Wenn die Fed die Vollbeschäftigung von Kapital- und Arbeitressourcen anstrebt, setzt sie sich dafür ein, dass die Zinsen sich auf das gewünschte Niveau hinbewegen. Der Gleichgewichtszinssatz ist jedoch direkt nicht beobachtbar und muss daher geschätzt werden.

Würde die Fed die Marktsätze beharrlich zu hoch halten, im Verhältnis zum Gleichgewichtszinssatz (der natürliche Zins), würde sich das Wirtschaftswachsum verlangsamen und die Wirtschaft vielleicht in eine Rezession geraten, weil Investitionen und Konsum von langlebigen Gütern nicht attraktiv wären, weil die Kosten für die Kreditaufnahme die möglichen Erträge übersteigen würden.

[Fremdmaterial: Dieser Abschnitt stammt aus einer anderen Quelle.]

+            voff_[i] = unit_voff(i);
+            lds_[i] = unit_lds(i);
+            asm volatile("" : "+v"(voff_[i]), "+v"(lds_[i]));
+        }
+    }
+    auto voff = [&](int i) __attribute__((always_inline)) { return HOIST ? voff_[i] : unit_voff(i); };
+    auto ldsa = [&](int i) __attribute__((always_inline)) { return HOIST ? lds_[i] : unit_lds(i); };
+    const long long xbytes = (long long)M * a.ldx * 4, gbytes = (long long)FR * V * a.ldx * 4;
+    auto rsrc_tile = [&](int t) __attribute__((always_inline)) {
+        const long long o = tile_fg(t) * gbytes;
+        return buf_rsrc(reinterpret_cast<const unsigned char*>(a.x) + o, t < t_end && !XG_OFF(1) ? (unsigned)(xbytes - o) : 0u);
+    };
     f32x4 rb[D][NLD];
-    auto load_unit = [&](int s, f32x4 (&r)[NLD], int i) __attribute__((always_inline)) {
-        const int t = t_begin + s / NK, kb = s - (s / NK) * NK;
-        const int q0 = tile_fg(t) * FR;
-        const bool live = s < total;
-        const int U = 512 * i + tid, m = U >> 3, u = U & 7;
-        const int q = q0 + m / V;
-        const unsigned off = live && U < NU && q < QO && !XG_OFF(1) ? (unsigned)(((long long)q0 * V + m) * a.ldx * 4 + kb * 128 + u * 16) : DMA_OOB;
-        r[i] = tik_llvm_raw_buffer_load_v4f32(rX, (int)off, 0, 2);
-    };
-    auto load = [&](int s, f32x4 (&r)[NLD]) __attribute__((always_inline)) {
-#pragma unroll
-        for (int i = 0; i < NLD; ++i) load_unit(s, r, i);
-    };
-    auto split_unit = [&](int s, const f32x4 (&r)[NLD], int i) __attribute__((always_inline)) {
-        unsigned char* P = pimg(s);
-        const int U = 512 * i + tid;
-        if (i + 1 < NLD || U < NU) {
-            const int m = U >> 3, u = U & 7;
-            const int R = 16 * (m % V) + m / V;
+    auto load_unit = [&](const i32x4& rs, auto KBc, f32x4 (&r)[NLD], int i) __attribute__((always_inline)) {
+        constexpr int kb = decltype(KBc)::value;
+        r[i] = tik_llvm_raw_buffer_load_v4f32(rs, (int)(voff(i) + kb * 128), 0, 2);
+    };
+    auto load = [&](const i32x4& rs, auto KBc, f32x4 (&r)[NLD]) __attribute__((always_inline)) {
+#pragma unroll
+        for (int i = 0; i < NLD; ++i) load_unit(rs, KBc, r, i);
+    };
+    auto split_unit = [&](auto IMGc, const f32x4 (&r)[NLD], int i) __attribute__((always_inline)) {
+        constexpr int img = decltype(IMGc)::value;
+        static_assert((NU - 512 * (NLD - 1)) % 64 == 0, "the last unit round ends on a wave");
+        if (i + 1 < NLD || wave < (NU - 512 * (NLD - 1)) / 64) {
             xbf16x4 p0, p1, p2;
 #pragma unroll
             for (int e = 0; e < 4; ++e) {
@@ -92,34 +111,36 @@
                 p1[e] = b1;
                 p2[e] = (__bf16)(r1 - (float)b1);
             }
-            const int h = (u & 1) * 8;
-            *reinterpret_cast<xbf16x4*>(P + xg_unit(R, 0, u >> 1) + h) = p0;
-            *reinterpret_cast<xbf16x4*>(P + xg_unit(R, 1, u >> 1) + h) = p1;
-            *reinterpret_cast<xbf16x4*>(P + xg_unit(R, 2, u >> 1) + h) = p2;
-        }
-    };
-    auto split = [&](int s, const f32x4 (&r)[NLD]) __attribute__((always_inline)) {
-#pragma unroll
-        for (int i = 0; i < NLD; ++i) split_unit(s, r, i);
-    };
-
-    xbf16x8 w[NK][3];
+            unsigned char* P = smem + ldsa(i);
+            *reinterpret_cast<xbf16x4*>(P + img * PBYTES) = p0;
+            *reinterpret_cast<xbf16x4*>(P + img * PBYTES + 64) = p1;
+            *reinterpret_cast<xbf16x4*>(P + img * PBYTES + 128) = p2;
+        }
+    };
+    auto split = [&](auto IMGc, const f32x4 (&r)[NLD]) __attribute__((always_inline)) {
+#pragma unroll
+        for (int i = 0; i < NLD; ++i) split_unit(IMGc, r, i);
+    };
+
+    xbf16x8 w[R][3];
     auto load_wk = [&](int pass, int kb) __attribute__((always_inline)) {
         const int cg = pass * 8 + wave;
 #pragma unroll
         for (int p = 0; p < 3; ++p)
-            w[kb][p] = *reinterpret_cast<const xbf16x8*>(a.wp + ((((size_t)cg * NK + kb) * 3 + p) * 64 + lane) * 8);
-    };
-    auto load_w = [&](int pass) __attribute__((always_inline)) {
-#pragma unroll
-        for (int kb = 0; kb < NK; ++kb) load_wk(pass, kb);
-    };
-
-    load(0, rb[0]);
-    load_w(tile_pass(t_begin));
-    split(0, rb[0]);
-#pragma unroll
-    for (int d = 1; d <= D; ++d) load(d, rb[d % D]);
+            w[kb % R][p] = *reinterpret_cast<const xbf16x8*>(a.wp + ((((size_t)cg * NK + kb) * 3 + p) * 64 + lane) * 8);
+    };
+
+    auto pro_load = [&](auto Dc) __attribute__((always_inline)) {
+        constexpr int d = decltype(Dc)::value;
+        load(rsrc_tile(t_begin + d / NK), std::integral_constant<int, d % NK>{}, rb[d % D]);
+    };
+    pro_load(std::integral_constant<int, 0>{});
+#pragma unroll
+    for (int kb = 0; kb < R; ++kb) load_wk(tile_pass(t_begin), kb);
+    split(std::integral_constant<int, 0>{}, rb[0]);
+    pro_load(std::integral_constant<int, 1>{});
+    if constexpr (D == 2) pro_load(std::integral_constant<int, 2>{});
+    static_assert(D == 1 || D == 2, "prologue unrolled by hand");
 
     f32x4 acc[V];
 #pragma unroll
@@ -141,14 +162,17 @@
     };
     stamp(-1);
 
-    auto step = [&](int s, int t, int pass, auto KBc) __attribute__((always_inline)) {
+    auto step = [&](int t, int pass, auto KBc) __attribute__((always_inline)) {
         constexpr int kb = decltype(KBc)::value;
         constexpr int nb = (kb + 1) % D;
+        using NImg = std::integral_constant<int, (kb + 1) & 1>;
+        using NKb = std::integral_constant<int, (kb + 1 + D) % NK>;
+        const i32x4 rN = rsrc_tile(t + (kb + 1 + D) / NK);
         asm volatile("" : "+v"(tid), "+v"(lane));
         const int g = lane >> 4, f = lane & 15;
         lds_barrier();
         stamp(0);
-        const unsigned char* P = pimg(s);
+        const unsigned char* P = smem + (kb & 1) * PBYTES;
         constexpr int XPF = 2;
         xbf16x8 xb[XPF + 1][3];
         auto rd = [&](int j, xbf16x8 (&d)[3]) __attribute__((always_inline)) {
@@ -160,12 +184,13 @@
             __builtin_amdgcn_sched_barrier(0);
             if (XG_OFF(4)) return;
             const xbf16x8(&x)[3] = xb[j % (XPF + 1)];
-            acc[j] = __builtin_amdgcn_mfma_f32_16x16x32_bf16(w[kb][0], x[2], acc[j], 0, 0, 0);
-            acc[j] = __builtin_amdgcn_mfma_f32_16x16x32_bf16(w[kb][1], x[1], acc[j], 0, 0, 0);
-            acc[j] = __builtin_amdgcn_mfma_f32_16x16x32_bf16(w[kb][2], x[0], acc[j], 0, 0, 0);
-            acc[j] = __builtin_amdgcn_mfma_f32_16x16x32_bf16(w[kb][0], x[1], acc[j], 0, 0, 0);
-            acc[j] = __builtin_amdgcn_mfma_f32_16x16x32_bf16(w[kb][1], x[0], acc[j], 0, 0, 0);
-            acc[j] = __builtin_amdgcn_mfma_f32_16x16x32_bf16(w[kb][0], x[0], acc[j], 0, 0, 0);
+            const xbf16x8(&wk)[3] = w[kb % R];
+            acc[j] = __builtin_amdgcn_mfma_f32_16x16x32_bf16(wk[0], x[2], acc[j], 0, 0, 0);
+            acc[j] = __builtin_amdgcn_mfma_f32_16x16x32_bf16(wk[1], x[1], acc[j], 0, 0, 0);
+            acc[j] = __builtin_amdgcn_mfma_f32_16x16x32_bf16(wk[2], x[0], acc[j], 0, 0, 0);
+            acc[j] = __builtin_amdgcn_mfma_f32_16x16x32_bf16(wk[0], x[1], acc[j], 0, 0, 0);
+            acc[j] = __builtin_amdgcn_mfma_f32_16x16x32_bf16(wk[1], x[0], acc[j], 0, 0, 0);
+            acc[j] = __builtin_amdgcn_mfma_f32_16x16x32_bf16(wk[0], x[0], acc[j], 0, 0, 0);
             __builtin_amdgcn_sched_barrier(0);
         };
 #pragma unroll
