int attn_fwd_flash(const bf16* q, long long ldq, long long q_bsh, long long q_bsb, const bf16* k, long long ldk,
                   long long k_bsh, long long k_bsb, const bf16* v, long long ldv, long long v_bsh, long long v_bsb,
                   bf16* O, long long ldo, bf16* P, long long ldP, float* stats, int B, int Sq, int Sk, int H, int hd,
                   int causal, cudaStream_t st) {
  MB_REQUIRE(attn_flash_supported(hd) && Sq >= 1 && Sk >= 1 && B >= 1 && H >= 1, MB200_E_SHAPE,
             "attn_fwd_flash: unsupported Sq=%d Sk=%d hd=%d", Sq, Sk, hd);
  MB_REQUIRE(!causal || Sk >= Sq, MB200_E_SHAPE, "attn_fwd_flash: causal needs Sk >= Sq (%d < %d)", Sk, Sq);
  MB_REQUIRE(P == nullptr || (ldP % 8 == 0 && ldP >= Sk), MB200_E_ALIGN, "attn_fwd_flash: ldP=%lld must be >= Sk and %%8",
             ldP);
  MB_REQUIRE(ldo % 8 == 0 && (reinterpret_cast<uintptr_t>(O) & 15) == 0, MB200_E_ALIGN, "attn_fwd_flash: O alignment");
  CUtensorMap tq, tk, tv;
  int rc;
  if ((rc = tile_map(&tq, q, ldq, q_bsh, q_bsb, Sq, hd, H, B))) return rc;
  if ((rc = tile_map(&tk, k, ldk, k_bsh, k_bsb, Sk, hd, H, B))) return rc;
  if ((rc = tile_map(&tv, v, ldv, v_bsh, v_bsb, Sk, hd, H, B))) return rc;
  FlashParams p;
  memset(&p, 0, sizeof(p));
  p.Sq = Sq;
  p.Sk = Sk;
  p.H = H;
  p.hd = hd;
  p.causal = causal;
  p.kv_off = Sk - Sq;
  p.scale = 1.0f / sqrtf((float)hd);
  p.O = O;
  p.ldo = ldo;
  p.P = P;
  p.ldP = ldP;
  p.stats = reinterpret_cast<float2*>(stats);
  const dim3 grid((Sq + 127) / 128, H, B);
#define MB_FLASH(HD, NB)                                                                                             \
  {                                                                                                                  \
    const int smem = ((1 + 2 * NB) * (HD / 64) + 2) * kTile + 1024 + 128;                                           \
    static bool set = false;                                                                                         \
    if (!set) {                                                                                                      \
      MB_CUDA(cudaFuncSetAttribute(attn_fwd_flash_kernel<HD, NB>, cudaFuncAttributeMaxDynamicSharedMemorySize,      \
                                   smem_max));                                                                       \
      set = true;                                                                                                    \
    }                                                                                                                \
    MB_CUDA(launch_pdl(attn_fwd_flash_kernel<HD, NB>, grid, dim3(kAttThreads), (size_t)smem, st, tq, tk, tv, p));    \
  }
  switch (hd) {
    case 64: MB_FLASH(64, 2) break;
    case 128: MB_FLASH(128, 2) break;
    case 192: MB_FLASH(192, 1) break;
    default: MB_FLASH(256, 1) break;
  }
#undef MB_FLASH
  count_launch();
  return 0;
}

}

extern "C" int mb200_attn_fwd_tile(const void* qkv, int64_t ld_qkv, void* P, int64_t ldP, void* O, int64_t ldo, int32_t B,
                                   int32_t S, int32_t H, int32_t hd, void* stream) {
  int rc = mb200::check_arch();
  if (rc) return rc;
  return mb200::attn_fwd_tile((const mb200::bf16*)qkv, ld_qkv, (mb200::bf16*)P, ldP, (mb200::bf16*)O, ldo, B, S, H, hd,
                              (cudaStream_t)stream);
}

extern "C" int mb200_attn_bwd_tile(const void* qkv, int64_t ld_qkv, const void* dO, int64_t ld_do, const void* P,
                                   int64_t ldP, void* dqkv, int64_t ld_dqkv, const float* rope_tab, int32_t rot,
                                   int32_t B, int32_t S, int32_t H, int32_t hd, void* stream) {
  int rc = mb200::check_arch();
  if (rc) return rc;
  return mb200::attn_bwd_tile((const mb200::bf16*)qkv, ld_qkv, (const mb200::bf16*)dO, ld_do, (const mb200::bf16*)P, ldP,
                              nullptr, 0, (mb200::bf16*)dqkv, ld_dqkv, rope_tab, rot, B, S, H, hd, (cudaStream_t)stream);
}

extern "C" int mb200_attn_bwd_tile_dp(const void* qkv, int64_t ld_qkv, const void* dO, int64_t ld_do, const void* P,
                                      int64_t ldP, const void* dP_ext, int64_t ld_dpe, void* dqkv, int64_t ld_dqkv,
                                      const float* rope_tab, int32_t rot, int32_t B, int32_t S, int32_t H, int32_t hd,
                                      void* stream) {
  int rc = mb200::check_arch();
  if (rc) return rc;
  MB_REQUIRE(dP_ext != nullptr, MB200_E_ARG, "attn_bwd_tile_dp: dP_ext is NULL");
  return mb200::attn_bwd_tile((const mb200::bf16*)qkv, ld_qkv, (const mb200::bf16*)dO, ld_do, (const mb200::bf16*)P, ldP,
                              (const mb200::bf16*)dP_ext, ld_dpe, (mb200::bf16*)dqkv, ld_dqkv, rope_tab, rot, B, S, H, hd,
                              (cudaStream_t)stream);
}
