template <int LPR, int NAGG, bool NATT>
__global__ __launch_bounds__(TILE_BLOCK, 4) void k_pna_bwd_tile(
    const float* __restrict__ x, const float* __restrict__ att, const float* __restrict__ dout, const int32_t* __restrict__ rowptr,
    const int32_t* __restrict__ col, const int32_t* __restrict__ eid, const int4* __restrict__ desc,
    const int32_t* __restrict__ rowptr_src, const int32_t* __restrict__ slot_map, int H, int TE, int RCAP, float* dx,
    float* __restrict__ dmsg, float* datt, float* __restrict__ dw, const float* __restrict__ dx_add, int datt_acc) {
    constexpr int GPB = LaneGroups<LPR, TILE_BLOCK>::GPB;
    constexpr int RPW = 64 / LPR;
    constexpr int NSEG = NAGG * 2;
    extern __shared__ float4 smem4[];
    float4* erow = smem4;
    int* s_col = reinterpret_cast<int*>(erow + (size_t)TE * LPR);
    int* s_eid = s_col + TE;
    float* s_w = reinterpret_cast<float*>(s_eid);
    float* s_att = reinterpret_cast<float*>(s_eid + TE);
    int* s_slot = reinterpret_cast<int*>(s_att + TE);
    int* s_rp = s_slot + TE;
    int* s_rps = s_rp + RCAP + 1;
    float* s_na = reinterpret_cast<float*>(s_rps + RCAP + 1);
    float* s_dna = s_na + RCAP + 1;
    const int tid = threadIdx.x, wave = tid >> 6;
    const LaneGroups<LPR, TILE_BLOCK> lg;
    const int grp = lg.grp < 0 ? GPB : lg.grp;
    const int lane = lg.lane, c = lane * 4;
    const bool on = c < H && lg.grp >= 0;
    const int t = pna_xcd_remap(blockIdx.x, gridDim.x);
    const int4 d0 = desc[t], d1 = desc[t + 1];
    const int n0 = d0.x, n1 = d1.x;
    if (n1 <= n0) return;
    const int nr = n1 - n0;
    const int k0 = d0.y, ne = min(d1.y - k0, TE);
    const int s0 = d0.z, ns = d1.z - s0, nsl = min(ns, TE);
    float4 dcur[NSEG];
    float4 xi_cur = f4zero();
    const uint32_t hb = (uint32_t)H * 4u, gb = NSEG * hb, cb = (uint32_t)c * 4u;
    const float* gwin = dout + (size_t)n0 * NSEG * H;
    const float* xwin = x + (size_t)n0 * H;
    float* dxwin = dx + (size_t)n0 * H;
    float* mwin = dmsg + (size_t)k0 * H;
    int r = lg.grp >= 0 ? grp : nr;
#pragma unroll
    for (int sg = 0; sg < NSEG; ++sg) dcur[sg] = f4zero();
    if (r < nr && on) {
#pragma unroll
        for (int sg = 0; sg < NSEG; ++sg) dcur[sg] = ld4_off(gwin, r * gb + sg * hb + cb);
        xi_cur = ld4_off(xwin, r * hb + cb);
    }
    for (int i = tid; i <= nr; i += TILE_BLOCK) {
        s_rp[i] = rowptr[n0 + i] - k0;
        s_rps[i] = rowptr_src[n0 + i] - s0;
        if (NATT) { s_na[i] = att[min(n0 + i, n1 - 1)]; s_dna[i] = 0.f; }
    }
    for (int i = tid; i < ne; i += TILE_BLOCK) {
        s_col[i] = col[k0 + i];
        if (!NATT) s_eid[i] = eid[k0 + i];
    }
    for (int i = tid; i < nsl; i += TILE_BLOCK) s_slot[i] = slot_map[s0 + i] - k0;
    __syncthreads();
    for (int base = 0; base < ne; base += GPB) {
        const int i = base + grp;
        if (i < ne && on)
            __builtin_amdgcn_global_load_lds((const __attribute__((address_space(1))) void*)(x + (size_t)s_col[i] * H + c),
                                             (__attribute__((address_space(3))) void*)(erow + (size_t)(base + wave * RPW) * LPR), 16, 0, 0);
    }
    for (int i = tid; i < ne; i += TILE_BLOCK) {
        if (NATT) {
            s_att[i] = att[s_col[i]];
        } else {
            s_att[i] = att ? att[s_eid[i]] : 1.f;
        }
    }
    asm volatile("s_waitcnt vmcnt(0)" ::: "memory");
    __syncthreads();
    float4 dx_keep = f4zero();
    for (; r < nr; r += GPB) {
        const int nr_ = r + GPB;
        const int beg = s_rp[r], end = s_rp[r + 1];
        const float na_row = NATT ? s_na[r] : 0.f;
        const float cnt = (float)(end - beg);
        float sa = 0.f, sa2 = 0.f, amin = INFINITY, amax = -INFINITY;
        int kmin_a = beg, kmax_a = beg;
        Acc4 aj;
        aj.init();
        int4 jmin = make_int4(beg, beg, beg, beg), jmax = jmin;
        float wfirst = 1.f;
        const int mid = min(end, max(beg, ne));
        auto stats = [&](int k, float w, float4 xv) {
            if (k == beg) wfirst = w;
            sa += w; sa2 = fmaf(w, w, sa2);
            if (w < amin) { amin = w; kmin_a = k; }
            if (w > amax) { amax = w; kmax_a = k; }
            const float4 m = f4scale(w, xv);
#define GSAT_TARG(C)                                                                                                       \
            if (m.C < aj.mn.C) { jmin.C = k; aj.mn.C = m.C; }                                                              \
            if (m.C > aj.mx.C) { jmax.C = k; aj.mx.C = m.C; }
            GSAT_TARG(x) GSAT_TARG(y) GSAT_TARG(z) GSAT_TARG(w)
#undef GSAT_TARG
            aj.s.x += m.x; aj.s.y += m.y; aj.s.z += m.z; aj.s.w += m.w;
            aj.q.x = fmaf(m.x, m.x, aj.q.x); aj.q.y = fmaf(m.y, m.y, aj.q.y); aj.q.z = fmaf(m.z, m.z, aj.q.z); aj.q.w = fmaf(m.w, m.w, aj.q.w);
        };
        for (int k = beg; k < mid; ++k)
            stats(k, NATT ? s_att[k] * na_row : s_att[k], on ? erow[(size_t)k * LPR + lane] : f4zero());
        for (int k = mid; k < end; ++k)
            stats(k, NATT ? att[col[k0 + k]] * na_row : (att ? att[eid[k0 + k]] : 1.f), on ? ld4(x + (size_t)col[k0 + k] * H + c) : f4zero());
        const float4 xi = xi_cur;
        const Acc4 ai = self_stats(xi, sa, sa2, amin, amax);
        const float n = fmaxf(cnt, 1.f), inv_n = 1.f / n;
        float t1 = 0.f, t2 = 0.f, tmn = 0.f, tmx = 0.f;
        float4 Pi, Qi, Pj, Qj, gmn_i, gmx_i, gmn_j, gmx_j;
#define GSAT_TFOLD(ACC, PART, P, Q, GMN, GMX)                                                                              \
        {                                                                                                                  \
            const float4 mean = f4scale(inv_n, ACC.s);                                                                     \
            const float4 var = make_float4(ACC.q.x * inv_n - mean.x * mean.x, ACC.q.y * inv_n - mean.y * mean.y,           \
                                           ACC.q.z * inv_n - mean.z * mean.z, ACC.q.w * inv_n - mean.w * mean.w);          \
            const float4 hs = make_float4(var.x > 0.f ? 0.5f * __builtin_amdgcn_rsqf(var.x + 1e-5f) : 0.f,                 \
                                          var.y > 0.f ? 0.5f * __builtin_amdgcn_rsqf(var.y + 1e-5f) : 0.f,                 \
                                          var.z > 0.f ? 0.5f * __builtin_amdgcn_rsqf(var.z + 1e-5f) : 0.f,                 \
                                          var.w > 0.f ? 0.5f * __builtin_amdgcn_rsqf(var.w + 1e-5f) : 0.f);                \
            float4 p0 = f4scale(inv_n, dcur[0 * 2 + (PART)]);                                                              \
            if (NAGG == 5) { const float4 vsum = dcur[(NAGG == 5 ? 4 : 0) * 2 + (PART)];                                   \
                             p0 = make_float4(p0.x + vsum.x, p0.y + vsum.y, p0.z + vsum.z, p0.w + vsum.w); }               \
            GMN = dcur[1 * 2 + (PART)];                                                                                    \
            GMX = dcur[2 * 2 + (PART)];                                                                                    \
            const float4 vs = dcur[3 * 2 + (PART)];                                                                        \
            const float4 gv = make_float4(vs.x * hs.x, vs.y * hs.y, vs.z * hs.z, vs.w * hs.w);                             \
            Q = f4scale(2.f * inv_n, gv);                                                                                  \
            P = make_float4(p0.x - mean.x * Q.x, p0.y - mean.y * Q.y, p0.z - mean.z * Q.z, p0.w - mean.w * Q.w);           \
        }
        GSAT_TFOLD(ai, 0, Pi, Qi, gmn_i, gmx_i)
        if (on) {
            float4 dxi;
#define GSAT_TSELF(C)                                                                                                      \
            {                                                                                                              \
                const float xc = xi.C;                                                                                     \
                const float wlo = xc > 0.f ? amin : (xc < 0.f ? amax : wfirst), whi = xc > 0.f ? amax : (xc < 0.f ? amin : wfirst); \
                dxi.C = Pi.C * sa + Qi.C * xc * sa2 + gmn_i.C * wlo + gmx_i.C * whi;                                       \
                t1 = fmaf(Pi.C, xc, t1);                                                                                   \
                t2 = fmaf(Qi.C * xc, xc, t2);                                                                              \
                tmn += xc > 0.f ? gmn_i.C * xc : (xc < 0.f ? gmx_i.C * xc : 0.f);                                          \
                tmx += xc > 0.f ? gmx_i.C * xc : (xc < 0.f ? gmn_i.C * xc : 0.f);                                          \
            }
            GSAT_TSELF(x) GSAT_TSELF(y) GSAT_TSELF(z) GSAT_TSELF(w)
#undef GSAT_TSELF
            if (end == beg) dxi = f4zero();
            if (nr_ < nr) st4_off(dxwin, r * hb + cb, dxi); else dx_keep = dxi;
        }
        GSAT_TFOLD(aj, 1, Pj, Qj, gmn_j, gmx_j)
#undef GSAT_TFOLD
        if (nr_ < nr && on) {
#pragma unroll
            for (int sg = 0; sg < NSEG; ++sg) dcur[sg] = ld4_off(gwin, nr_ * gb + sg * hb + cb);
            xi_cur = ld4_off(xwin, nr_ * hb + cb);
        }
        float dna_acc = 0.f;
        auto grad = [&](int k, float w, float a_src, int j, int e, float4 xj, bool lds) {
            const bool in_lds = lds && j >= n0 && j < n1;
            float da = 0.f;
            if (on) {
                float4 dm;
                dm.x = fmaf(Qj.x, w * xj.x, Pj.x) + (k == jmin.x ? gmn_j.x : 0.f) + (k == jmax.x ? gmx_j.x : 0.f);
                dm.y = fmaf(Qj.y, w * xj.y, Pj.y) + (k == jmin.y ? gmn_j.y : 0.f) + (k == jmax.y ? gmx_j.y : 0.f);
                dm.z = fmaf(Qj.z, w * xj.z, Pj.z) + (k == jmin.z ? gmn_j.z : 0.f) + (k == jmax.z ? gmx_j.z : 0.f);
                dm.w = fmaf(Qj.w, w * xj.w, Pj.w) + (k == jmin.w ? gmn_j.w : 0.f) + (k == jmax.w ? gmx_j.w : 0.f);
                const float4 o = f4scale(w, dm);
                if (in_lds) st4_lds(erow + (size_t)k * LPR + lane, o);
                else if (lds) st4_off(mwin, k * hb + cb, o);
                else st4(dmsg + (size_t)(k0 + k) * H + c, o);
                da = f4dot(dm, xj) + t1 + w * t2 + (k == kmin_a ? tmn : 0.f) + (k == kmax_a ? tmx : 0.f);
            }
            if (datt) {
                da = group_sum<LPR>(da);
                if (NATT) {
                    if (lane == 0) {
                        dna_acc = fmaf(da, a_src, dna_acc);
                        const float share = da * na_row;
                        if (in_lds) st1_lds(s_w + k, share); else dw[k0 + k] = share;
                    }
                } else if (lane == 0) datt[e] = da;
            }
        };
        for (int k = beg; k < mid; ++k) {
            const float a = s_att[k];
            grad(k, NATT ? a * na_row : a, a, s_col[k], NATT ? 0 : s_eid[k], on ? erow[(size_t)k * LPR + lane] : f4zero(), true);
        }
        for (int k = mid; k < end; ++k) {
            const int j = col[k0 + k], e = NATT ? 0 : eid[k0 + k];
            const float a = NATT ? att[j] : (att ? att[e] : 1.f);
            grad(k, NATT ? a * na_row : a, a, j, e, on ? ld4(x + (size_t)j * H + c) : f4zero(), false);
        }
        if (NATT && datt && lane == 0) s_dna[r] = dna_acc;
    }
    __syncthreads();
    const float* awin = dx_add ? dx_add + (size_t)n0 * H : nullptr;
    for (int j = lg.grp >= 0 ? grp : nr; j < nr; j += GPB) {
        if (!on) continue;
        const int sb = s_rps[j], se = s_rps[j + 1];
        float4 acc = j + GPB < nr ? ld4_off(dxwin, j * hb + cb) : dx_keep;
        const float dprev = (NATT && datt && datt_acc && lane == 0) ? datt[n0 + j] : 0.f;
        if (awin) {
            const float4 ra = ld4_off(awin, j * hb + cb);
            acc.x += ra.x; acc.y += ra.y; acc.z += ra.z; acc.w += ra.w;
        }
        float sw = 0.f;
        for (int s_ = sb; s_ < se; ++s_) {
            const int kl = s_ < nsl ? s_slot[s_] : slot_map[s0 + s_] - k0;
            if (kl >= 0 && kl < ne) {
                const float4 v = erow[(size_t)kl * LPR + lane];
                acc.x += v.x; acc.y += v.y; acc.z += v.z; acc.w += v.w;
                if (NATT && datt) sw += s_w[kl];
            }
        }
        st4_off(dxwin, j * hb + cb, acc);
        if (NATT && datt && lane == 0) datt[n0 + j] = (s_dna[j] + sw) + dprev;
    }
}

__global__ void k_pna_spill_rows(const int4* __restrict__ desc, int TN, int TE, const int32_t* __restrict__ rowptr_src,
                                 const int32_t* __restrict__ slot_map, int num_rows, int32_t* __restrict__ spill_rows,
                                 int32_t* __restrict__ spill_count) {
    const int j = blockIdx.x * blockDim.x + threadIdx.x;
    if (j >= num_rows) return;
    const int sb = rowptr_src[j], se = rowptr_src[j + 1];
    if (sb == se) return;
    int t = j / TN;
    if (j >= desc[t + 1].x) ++t;
    const int k0 = desc[t].y, ne = min(desc[t + 1].y - k0, TE);
    bool flag = false;
    for (int s_ = sb; s_ < se && !flag; ++s_) {
        const int k = slot_map[s_];
        flag = k < k0 || k >= k0 + ne;
    }
    if (flag) {
        const int idx = atomicAdd(spill_count, 1);
        if (idx < num_rows) spill_rows[idx] = j;
    }
}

Ebenso, würde die Fed die Marktsätze zu niedrig drücken, unter den Wert des Gleichgewichtszinssatzes, käme es zu Überhitzung der Wirtschaft, was Inflation auslösen würde, was eine unhaltbare und unerwünschte Situation wäre.

Die Quintessenz ist, dass der Zustand der Wirtschaft, nicht die Fed letztlich die reale Zinssätze bestimmt, die von Sparern und Investoren erlangbar ist. Wenn aber Rentner und Sparer nachhaltig höhere Realrenditen anstreben, dann wäre es genau die falsche Politik, wenn die Fed die Zinsen vorzeitig erhöhen würde.

Die träge Entwicklung der Wirtschaft in den vergangenen Jahren deutet laut Bernanke darauf hin, dass der Gleichgewichtszinssatz aussergewöhnlich niedrig gewesen ist, ja zum Teil sogar negativ.

Eine vorzeitige Zinserhöhung durch die Fed würde nach kurzer Zeit zu einer konjunkturellen Abkühlung führen und damit niedrige Renditen auf Kapitalanlagen hervorrufen. Die sich abschwächende Konjunktur würde die Fed zwingen, die Zinsen wieder zu senken. Das ist kaum ein hypothetisches Szenario. In den letzten Jahren haben einige wichtige Zentralbanken die Zinsen vorzeitig angehoben und damit die Wirtschaft geschwächt. Dann sahen sie sich veranlasst, den falschen Zinsschritt wieder zu korrigieren, durch Senkung, so Bernanke.

Das ist sicherlich ein Wink mit dem Zaunpfahl (ein weiterer hier) in Richtung Europa, wo die EZB (April und Juli 2011) und die Riksbank (2010 und 2011) die Zinsen vorzeitig erhöht und nach der Verschlechterung der wirtschaftlichen Lage wieder gesenkt haben.

Es ist letztlich der Stand der Wirtschaft, nicht die US-Notenbank, der das nachhaltige Niveau der Realzinsen bestimmt, so Bernanke als Fazit.